What to work on:
In the records that come next, find every line with "kRegionVars". Return those lines.

Dataset excerpts: Begin

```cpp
pg_status launch_mix(pg_engine *e, const pg::ScalarMixArgs &A, const pg_columns *c, uint64_t batch, uint64_t gate_base,
                     uint64_t var_base, uint64_t zero_var, const uint64_t *row_off, const uint64_t *var_off, hipStream_t st,
                     const pg::MixPlan *planned, bool values_only = false) {
    using GD = pg::ScalarMixGD;
    PG_TRY(ensure_inv_scratch(e, batch));
    const uint64_t waves_wanted = (uint64_t)e->num_cus * 4 * 2;
    uint64_t ipl = (batch + waves_wanted * 32 - 1) / (waves_wanted * 32);
    if (ipl < 1) ipl = 1;
    if (ipl > pg::kMixMaxIpl) ipl = pg::kMixMaxIpl;
    const uint64_t waves = (batch + 32 * ipl - 1) / (32 * ipl);
    pg::EmitOut V = make_out(c, batch, GD::W, gate_base, var_base, zero_var, row_off, var_off);
    pg::EmitOut R = make_out(c, batch, GD::kRowsW, gate_base, var_base, zero_var, row_off, var_off);
    const uint64_t span = (uint64_t)pg::kMixWaves * 32 * ipl;
    if (!values_only && ipl >= 8 && span <= 0xffffffffull) {
        V.early_span = R.early_span = (uint32_t)span;
        V.early_tiles = R.early_tiles = PG_MIX_EARLY_TILES;
    }
    const uint32_t max_blocks = (uint32_t)e->num_cus * PG_GRID_BLOCKS_PER_CU;
    const dim3 grid(R.tiles < max_blocks ? R.tiles : max_blocks), vgrid((uint32_t)((waves + pg::kMixWaves - 1) / pg::kMixWaves));
    const dim3 vblock(pg::kMixWaves * 64);
    uint4 *const prefix = e->d_prefix.as<uint4>(), *sink = prefix + e->inv_elems * 4 + 4 * 32 * 32 * 8;
    if (planned) {
        pg::MixPlan P = *planned;
        P.nwaves = vgrid.x;
        hipLaunchKernelGGL(pg::scalar_mix_vars_kernel<true>, vgrid, vblock, 0, st, A, V, (uint32_t)ipl, prefix, sink, P);
    } else
        hipLaunchKernelGGL(pg::scalar_mix_vars_kernel<false>, vgrid, vblock, 0, st, A, V, (uint32_t)ipl, prefix, sink,
                           pg::MixPlan{});
    if (values_only) {
        PG_HIP_TRY(hipGetLastError());
        return PG_OK;
    }
    hipLaunchKernelGGL(pg::rows_periodic_kernel<GD>, grid, dim3(pg::kThreads), 0, st, A, R);
    hipLaunchKernelGGL((pg::emit_kernel<GD, pg::EMIT_ROWS>), grid, dim3(pg::kThreads), 0, st, A, R);
    PG_HIP_TRY(hipGetLastError());
    return PG_OK;
}

template <class GD> struct ValuesMode { static constexpr bool ok = !pg::Split<GD>::ok; };

template <class GD>
pg_status launch(pg_engine *e, const typename GD::Args &A, const pg_columns *c, uint64_t batch, uint64_t gate_base,
                 uint64_t var_base, uint64_t zero_var, const uint64_t *row_off, const uint64_t *var_off, void *stream,
                 const pg::MixPlan *planned = nullptr, bool values_only = false, uint32_t stride_rows = 0) {
    if ((batch + GD::W - 1) / GD::W > 0xffffffffull) return fail(PG_ERR_INVALID_ARGUMENT, "batch too large for one call");
    if (stride_rows && (batch > 0xffffffffull || pg::Split<GD>::ok || GD::kRagged))
        return fail(PG_ERR_INVALID_ARGUMENT, "a row stride is for uniform one-launch gadgets of at most 2^32 - 1 items");
    hipStream_t st = static_cast<hipStream_t>(stream);
    PG_TRY(enter_stream(e, st));
    StreamScope scope{e, st};
    if constexpr (pg::Split<GD>::ok) {
        return launch_mix(e, A, c, batch, gate_base, var_base, zero_var, row_off, var_off, st, planned, values_only);
    } else {
        pg::EmitOut O = make_out(c, batch, GD::W, gate_base, var_base, zero_var, row_off, var_off);
        if (stride_rows) {
            O.stride_rows = stride_rows;
            O.tiles = (uint32_t)batch;
        }
        bool side = false;
        SideJoin join{e, st};
        if constexpr (GD::kInv > 0) {
            constexpr int GRP = GD::kInvGroup;
            const uint64_t elems = batch * GD::kInv;
            PG_TRY(ensure_inv_scratch(e, elems));
            const uint64_t lanes_wanted = (uint64_t)e->num_cus * PG_INV_LANES_PER_CU;
            uint64_t per_lane = (elems + lanes_wanted - 1) / lanes_wanted;
            if (per_lane < 1) per_lane = 1;
            if (per_lane > PG_INV_MAX_PER_LANE) per_lane = PG_INV_MAX_PER_LANE;
            const uint64_t groups = (per_lane + GRP - 1) / GRP;
            const uint64_t lanes = (elems + groups * GRP - 1) / (groups * GRP);
            const uint32_t blocks = (uint32_t)((lanes + pg::kThreads - 1) / pg::kThreads);
            side = elems >= 2048 && elems < (1ull << 18);
            hipStream_t inv_st = st;
            if (side) {
                PG_HIP_TRY(hipEventRecord(e->ev_fork.get(), st));
                PG_HIP_TRY(hipStreamWaitEvent(e->side.get(), e->ev_fork.get(), 0));
                join.forked = true;
                inv_st = e->side.get();
            }
            if constexpr (pg::InvDense<GD>::ok) {
                O.inv_dense = e->d_prefix.as<uint4>();
                O.inv_elems = elems;
                O.inv_in_place = side;
            }
            hipLaunchKernelGGL((pg::batch_invert_kernel<GD, GRP>), dim3(blocks), dim3(pg::kThreads), 0, inv_st, A, O, elems,
                               (uint32_t)groups, e->d_prefix.as<uint4>());
            PG_HIP_TRY(hipGetLastError());
            if (side) PG_HIP_TRY(hipEventRecord(e->ev_inv.get(), e->side.get()));
        }
        const uint32_t max_blocks = (uint32_t)e->num_cus * (values_only ? PG_GRID_BLOCKS_PER_CU : PG_EMIT_GRID_BLOCKS_PER_CU);
        const dim3 egrid(O.tiles < max_blocks ? O.tiles : max_blocks);
        if (values_only) {
            if constexpr (ValuesMode<GD>::ok) hipLaunchKernelGGL((pg::emit_kernel<GD, pg::EMIT_VALUES>), egrid, dim3(pg::kThreads), 0, st, A, O);
            else return fail(PG_ERR_INVALID_ARGUMENT, "this gadget has no values-only emission");
        } else {
            hipLaunchKernelGGL(pg::emit_kernel<GD>, egrid, dim3(pg::kThreads), 0, st, A, O);
        }
        PG_HIP_TRY(hipGetLastError());
        if (side) {
            PG_HIP_TRY(hipStreamWaitEvent(st, e->ev_inv.get(), 0));
            join.joined = true;
        }
        return PG_OK;
    }
}

pg_status scalar_args(const pg_variable *a_var, const pg_scalar *a_val, const pg_variable *b_var,
// ... 1138 lines not shown
```

### plonk_gadgets_amd/csrc/emit.hpp

```cpp
#pragma once

#include <type_traits>

#include "fr.hpp"

namespace pg {

constexpr int kThreads = 256;

union FrVec {
    Fr f;
    uint4 v[2];
};

struct EmitOut {
    uint4 *q[5];
    uint64_t *w[3];
    uint4 *vars;
    uint64_t gate_base, var_base;
    uint64_t zero_var;
    const uint64_t *row_off;
    const uint64_t *var_off;
    uint64_t batch;
    uint32_t tiles;
    uint32_t stride_rows;
    const uint4 *inv_dense;
    uint64_t inv_elems;
    uint32_t inv_in_place;
    uint32_t early_span, early_tiles;
};
__device__ __forceinline__ bool early_rows_candidate(const EmitOut &O, uint64_t w0, uint32_t Wt, uint32_t W, uint64_t &s0, uint64_t &s1) {
    s0 = s1 = 0;
    if (!O.early_tiles || Wt != W) return false;
    s0 = w0 - w0 % O.early_span;
    s1 = s0 + O.early_span < O.batch ? s0 + O.early_span : O.batch;
    return (w0 - s0) / W < O.early_tiles;
}

__device__ __forceinline__ void fetch_inverse(const EmitOut &O, uint64_t s, void *rec_fr) {
    uint4 *z = reinterpret_cast<uint4 *>(rec_fr);
    z[0] = O.inv_dense[s];
    z[1] = O.inv_dense[O.inv_elems + s];
}

enum : uint32_t { T_ZERO = 0, T_ONE = 1, T_NEG1 = 2, T_QC_A = 3, T_QC_B = 4, T_POW = 8 };
constexpr int kTableEntries = 8 + 256;

typedef unsigned int pg_u32x4 __attribute__((ext_vector_type(4)));

__device__ __forceinline__ void store16(uint4 *p, uint4 v) {
#if defined(PG_NT_STORES)
    pg_u32x4 t = {v.x, v.y, v.z, v.w};
    __builtin_nontemporal_store(t, reinterpret_cast<pg_u32x4 *>(p));
#else
    *p = v;
#endif
}

__device__ __forceinline__ void lds_barrier() {
#if defined(PG_FULL_BARRIERS)
    __syncthreads();
#else
    asm volatile("s_waitcnt lgkmcnt(0)\n\ts_barrier" ::: "memory");
#endif
}

__device__ __forceinline__ uint64_t uniform64(uint64_t x) {
    return (uint64_t)(uint32_t)__builtin_amdgcn_readfirstlane((int)(uint32_t)x) |
           (uint64_t)(uint32_t)__builtin_amdgcn_readfirstlane((int)(uint32_t)(x >> 32)) << 32;
}

__device__ __forceinline__ Fr lds_fr(const uint4 *table, uint32_t id) {
    FrVec t;
    t.v[0] = table[2 * id];
    t.v[1] = table[2 * id + 1];
    return t.f;
}

__device__ __forceinline__ void fill_common_table(uint4 *table, const uint4 *pow2, uint32_t tid, uint32_t entries) {
    for (uint32_t e = tid; e < entries; e += kThreads) {
        FrVec t;
        t.f = fr_zero();
        if (e == T_ONE) t.f = fr_one();
        else if (e == T_NEG1) t.f = fr_neg_one();
        else if (e >= T_POW && pow2) { t.v[0] = pow2[(e - T_POW) * 2]; t.v[1] = pow2[(e - T_POW) * 2 + 1]; }
        if (e != T_QC_A && e != T_QC_B) {
            table[2 * e] = t.v[0];
            table[2 * e + 1] = t.v[1];
        }
    }
}

template <bool SMALL_ITEMS, uint32_t UNI>
__device__ __forceinline__ uint32_t find_item(const uint32_t *off, uint32_t Wt, uint32_t r, uint32_t it, bool uniform) {
    if constexpr (UNI != 0) {
        if (uniform) return r / UNI;
    }
    if constexpr (SMALL_ITEMS) {
// ... 22 lines not shown
struct Periodic {
    static constexpr bool ok = false;
};
template <class GD>
struct Periodic<GD, std::void_t<decltype(GD::kPeriodic)>> {
    static constexpr bool ok = GD::kPeriodic;
};
constexpr uint32_t periodic_wire_lanes(uint32_t R) {
    uint32_t L = 256;
    while ((2 * L) % R) L--;
    return L;
}

#ifndef PG_EMIT_WAVES_PER_SIMD
#define PG_EMIT_WAVES_PER_SIMD 1
#endif

enum EmitMode : int { EMIT_ALL = 0, EMIT_STRUCTURE = 1, EMIT_ROWS = 2, EMIT_VALUES = 3 };

template <class GD, class = void>
struct Split {
    static constexpr bool ok = false;
};
template <class GD>
struct Split<GD, std::void_t<decltype(GD::kSplit)>> {
    static constexpr bool ok = GD::kSplit;
};
template <class GD, class = void>
struct RegionVars {
    static constexpr bool ok = false;
};
template <class GD>
struct RegionVars<GD, std::void_t<decltype(GD::kRegionVars)>> {
    static constexpr bool ok = GD::kRegionVars;
};
template <class GD, class = void>
struct InvDense {
    static constexpr bool ok = false;
};
template <class GD>
struct InvDense<GD, std::void_t<decltype(GD::kInvDense)>> {
    static constexpr bool ok = GD::kInvDense;
};
template <class GD, int MODE>
struct EmitShape {
    using Rec = typename GD::ItemRec;
    static constexpr int W = GD::W;
};
template <class GD>
struct EmitShape<GD, EMIT_ROWS> {
    using Rec = typename GD::RowRec;
    static constexpr int W = GD::kRowsW;
};

constexpr uint32_t kRegionLead = 8, kRegionStage = (kRegionLead + 256 + 16) / 8 * 9;
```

Dataset excerpts: End

Solution for this exercise:
struct RegionVars<GD, std::void_t<decltype(GD::kRegionVars)>> {
    static constexpr bool ok = GD::kRegionVars;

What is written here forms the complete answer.